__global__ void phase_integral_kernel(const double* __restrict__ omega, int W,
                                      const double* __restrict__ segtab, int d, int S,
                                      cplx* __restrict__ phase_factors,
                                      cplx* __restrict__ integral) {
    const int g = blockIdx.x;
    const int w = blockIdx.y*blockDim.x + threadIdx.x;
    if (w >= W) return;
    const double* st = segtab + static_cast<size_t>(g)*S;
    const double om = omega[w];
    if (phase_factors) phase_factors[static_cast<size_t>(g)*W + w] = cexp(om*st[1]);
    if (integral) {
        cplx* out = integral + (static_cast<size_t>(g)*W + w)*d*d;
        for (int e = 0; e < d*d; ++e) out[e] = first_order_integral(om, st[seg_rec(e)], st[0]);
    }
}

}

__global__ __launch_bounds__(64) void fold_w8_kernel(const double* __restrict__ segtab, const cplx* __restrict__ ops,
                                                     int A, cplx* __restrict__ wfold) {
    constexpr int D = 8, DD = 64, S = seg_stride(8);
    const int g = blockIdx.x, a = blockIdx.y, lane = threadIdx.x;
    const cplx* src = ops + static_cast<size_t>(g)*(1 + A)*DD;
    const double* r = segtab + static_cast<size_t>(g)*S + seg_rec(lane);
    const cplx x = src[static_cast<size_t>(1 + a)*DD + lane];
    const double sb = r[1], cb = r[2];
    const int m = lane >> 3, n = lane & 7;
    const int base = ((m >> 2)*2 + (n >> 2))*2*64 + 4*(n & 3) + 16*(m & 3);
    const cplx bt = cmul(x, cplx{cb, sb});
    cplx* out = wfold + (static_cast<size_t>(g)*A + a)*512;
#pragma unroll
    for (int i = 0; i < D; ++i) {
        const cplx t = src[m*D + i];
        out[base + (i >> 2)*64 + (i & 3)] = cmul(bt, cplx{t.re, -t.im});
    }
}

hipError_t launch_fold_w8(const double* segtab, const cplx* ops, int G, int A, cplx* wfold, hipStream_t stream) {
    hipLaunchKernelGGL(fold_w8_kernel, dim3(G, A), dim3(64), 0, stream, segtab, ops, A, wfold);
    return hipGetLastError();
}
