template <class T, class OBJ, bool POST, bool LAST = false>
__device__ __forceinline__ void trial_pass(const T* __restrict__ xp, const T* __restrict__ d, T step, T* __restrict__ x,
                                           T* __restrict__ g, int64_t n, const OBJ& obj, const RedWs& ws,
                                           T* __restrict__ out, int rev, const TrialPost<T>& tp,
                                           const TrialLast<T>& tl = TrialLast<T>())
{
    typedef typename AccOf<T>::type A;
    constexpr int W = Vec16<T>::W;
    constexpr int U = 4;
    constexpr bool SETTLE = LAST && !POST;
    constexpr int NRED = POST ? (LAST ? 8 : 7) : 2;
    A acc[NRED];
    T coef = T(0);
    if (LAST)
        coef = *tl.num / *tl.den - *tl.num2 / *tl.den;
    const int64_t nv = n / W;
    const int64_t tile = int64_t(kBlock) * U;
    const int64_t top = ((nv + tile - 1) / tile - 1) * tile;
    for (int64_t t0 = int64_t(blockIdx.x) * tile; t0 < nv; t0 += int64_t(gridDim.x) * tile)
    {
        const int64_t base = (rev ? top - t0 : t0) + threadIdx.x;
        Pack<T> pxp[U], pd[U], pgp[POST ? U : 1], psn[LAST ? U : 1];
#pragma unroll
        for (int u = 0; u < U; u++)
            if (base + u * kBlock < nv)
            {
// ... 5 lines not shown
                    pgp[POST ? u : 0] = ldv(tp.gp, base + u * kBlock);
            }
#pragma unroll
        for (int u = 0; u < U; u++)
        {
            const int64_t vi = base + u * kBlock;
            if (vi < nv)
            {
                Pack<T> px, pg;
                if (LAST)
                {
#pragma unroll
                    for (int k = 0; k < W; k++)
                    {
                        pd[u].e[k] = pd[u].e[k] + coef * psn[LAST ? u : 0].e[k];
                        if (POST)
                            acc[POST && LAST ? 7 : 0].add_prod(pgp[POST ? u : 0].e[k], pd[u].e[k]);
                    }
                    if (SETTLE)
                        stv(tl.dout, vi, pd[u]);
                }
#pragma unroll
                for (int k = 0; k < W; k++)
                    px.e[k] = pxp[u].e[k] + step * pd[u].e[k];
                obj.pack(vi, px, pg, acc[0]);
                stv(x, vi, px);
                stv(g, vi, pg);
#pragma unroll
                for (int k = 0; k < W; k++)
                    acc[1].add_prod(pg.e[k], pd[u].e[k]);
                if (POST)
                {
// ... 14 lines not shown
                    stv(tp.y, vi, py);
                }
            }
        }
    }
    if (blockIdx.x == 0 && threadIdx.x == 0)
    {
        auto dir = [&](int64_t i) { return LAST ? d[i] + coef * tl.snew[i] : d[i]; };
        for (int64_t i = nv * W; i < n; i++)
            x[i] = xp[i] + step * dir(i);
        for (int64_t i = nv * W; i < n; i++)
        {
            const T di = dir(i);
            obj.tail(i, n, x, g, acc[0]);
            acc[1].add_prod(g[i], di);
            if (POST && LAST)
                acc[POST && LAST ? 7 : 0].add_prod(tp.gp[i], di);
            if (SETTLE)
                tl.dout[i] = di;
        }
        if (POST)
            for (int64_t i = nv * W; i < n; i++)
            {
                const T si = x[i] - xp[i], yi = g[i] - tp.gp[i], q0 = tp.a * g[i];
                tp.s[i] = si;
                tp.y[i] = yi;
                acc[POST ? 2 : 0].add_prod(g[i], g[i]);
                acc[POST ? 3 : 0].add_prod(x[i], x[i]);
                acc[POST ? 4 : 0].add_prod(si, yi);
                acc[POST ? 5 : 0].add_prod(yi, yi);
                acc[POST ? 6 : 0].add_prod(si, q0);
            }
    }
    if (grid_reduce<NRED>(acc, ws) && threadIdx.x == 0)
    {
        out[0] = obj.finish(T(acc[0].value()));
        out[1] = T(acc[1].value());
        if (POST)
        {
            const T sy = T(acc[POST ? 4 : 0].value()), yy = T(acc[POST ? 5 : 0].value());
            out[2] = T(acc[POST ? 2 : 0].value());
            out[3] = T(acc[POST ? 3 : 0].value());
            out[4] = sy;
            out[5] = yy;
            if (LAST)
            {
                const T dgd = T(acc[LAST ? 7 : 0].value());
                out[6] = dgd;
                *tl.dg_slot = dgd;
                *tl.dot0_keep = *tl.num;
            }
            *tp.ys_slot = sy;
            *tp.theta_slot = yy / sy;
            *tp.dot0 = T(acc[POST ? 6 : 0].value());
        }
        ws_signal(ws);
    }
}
════════════════
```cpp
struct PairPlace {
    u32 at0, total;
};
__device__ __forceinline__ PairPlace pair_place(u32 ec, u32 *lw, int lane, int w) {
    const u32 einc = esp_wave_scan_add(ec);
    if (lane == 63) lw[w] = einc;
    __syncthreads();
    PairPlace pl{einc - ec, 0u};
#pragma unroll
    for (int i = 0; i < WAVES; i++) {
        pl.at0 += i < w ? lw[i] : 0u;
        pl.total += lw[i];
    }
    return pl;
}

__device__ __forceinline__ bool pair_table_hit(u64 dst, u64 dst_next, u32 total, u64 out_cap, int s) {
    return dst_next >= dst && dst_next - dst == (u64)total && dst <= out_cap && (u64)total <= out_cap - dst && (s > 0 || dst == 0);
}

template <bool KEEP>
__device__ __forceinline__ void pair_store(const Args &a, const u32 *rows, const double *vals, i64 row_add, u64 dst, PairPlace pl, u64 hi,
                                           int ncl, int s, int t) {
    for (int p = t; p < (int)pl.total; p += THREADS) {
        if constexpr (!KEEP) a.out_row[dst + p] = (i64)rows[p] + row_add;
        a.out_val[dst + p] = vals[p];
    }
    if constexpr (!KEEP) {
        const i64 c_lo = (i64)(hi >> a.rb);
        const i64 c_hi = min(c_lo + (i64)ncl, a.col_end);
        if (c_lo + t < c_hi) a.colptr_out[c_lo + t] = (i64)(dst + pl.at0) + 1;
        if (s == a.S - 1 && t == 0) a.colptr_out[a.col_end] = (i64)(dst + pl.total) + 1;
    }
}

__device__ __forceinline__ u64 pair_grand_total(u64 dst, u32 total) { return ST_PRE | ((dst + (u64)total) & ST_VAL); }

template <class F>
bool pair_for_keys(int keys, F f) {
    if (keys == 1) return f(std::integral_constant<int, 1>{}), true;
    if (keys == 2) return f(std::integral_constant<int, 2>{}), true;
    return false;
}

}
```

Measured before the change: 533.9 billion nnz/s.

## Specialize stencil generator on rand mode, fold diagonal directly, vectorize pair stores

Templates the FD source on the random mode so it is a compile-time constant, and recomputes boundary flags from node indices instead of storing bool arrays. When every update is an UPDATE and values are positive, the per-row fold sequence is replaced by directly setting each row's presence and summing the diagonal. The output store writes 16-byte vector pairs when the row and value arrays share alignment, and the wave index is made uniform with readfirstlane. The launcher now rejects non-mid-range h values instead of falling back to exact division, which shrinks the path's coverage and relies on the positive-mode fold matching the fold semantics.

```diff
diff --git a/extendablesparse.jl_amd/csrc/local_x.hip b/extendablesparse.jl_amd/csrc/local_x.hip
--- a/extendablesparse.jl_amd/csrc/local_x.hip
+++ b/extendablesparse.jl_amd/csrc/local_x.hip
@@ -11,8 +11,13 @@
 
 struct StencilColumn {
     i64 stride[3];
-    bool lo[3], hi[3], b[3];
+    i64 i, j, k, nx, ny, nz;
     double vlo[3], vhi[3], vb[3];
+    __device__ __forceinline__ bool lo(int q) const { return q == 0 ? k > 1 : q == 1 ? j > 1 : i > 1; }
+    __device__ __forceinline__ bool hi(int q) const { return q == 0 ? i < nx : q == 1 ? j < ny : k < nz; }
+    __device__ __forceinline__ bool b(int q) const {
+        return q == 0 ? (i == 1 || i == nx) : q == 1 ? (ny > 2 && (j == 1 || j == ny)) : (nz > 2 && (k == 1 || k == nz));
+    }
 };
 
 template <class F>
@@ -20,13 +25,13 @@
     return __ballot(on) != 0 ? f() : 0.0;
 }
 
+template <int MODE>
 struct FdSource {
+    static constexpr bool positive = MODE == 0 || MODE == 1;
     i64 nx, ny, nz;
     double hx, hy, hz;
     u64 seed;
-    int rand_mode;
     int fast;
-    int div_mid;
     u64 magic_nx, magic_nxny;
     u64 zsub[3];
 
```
════════════════
Problem to work on
Scan the listing for "rows" and copy out each line that has it.

Response to this exercise
__device__ __forceinline__ void pair_store(const Args &a, const u32 *rows, const double *vals, i64 row_add, u64 dst, PairPlace pl, u64 hi,
        if constexpr (!KEEP) a.out_row[dst + p] = (i64)rows[p] + row_add;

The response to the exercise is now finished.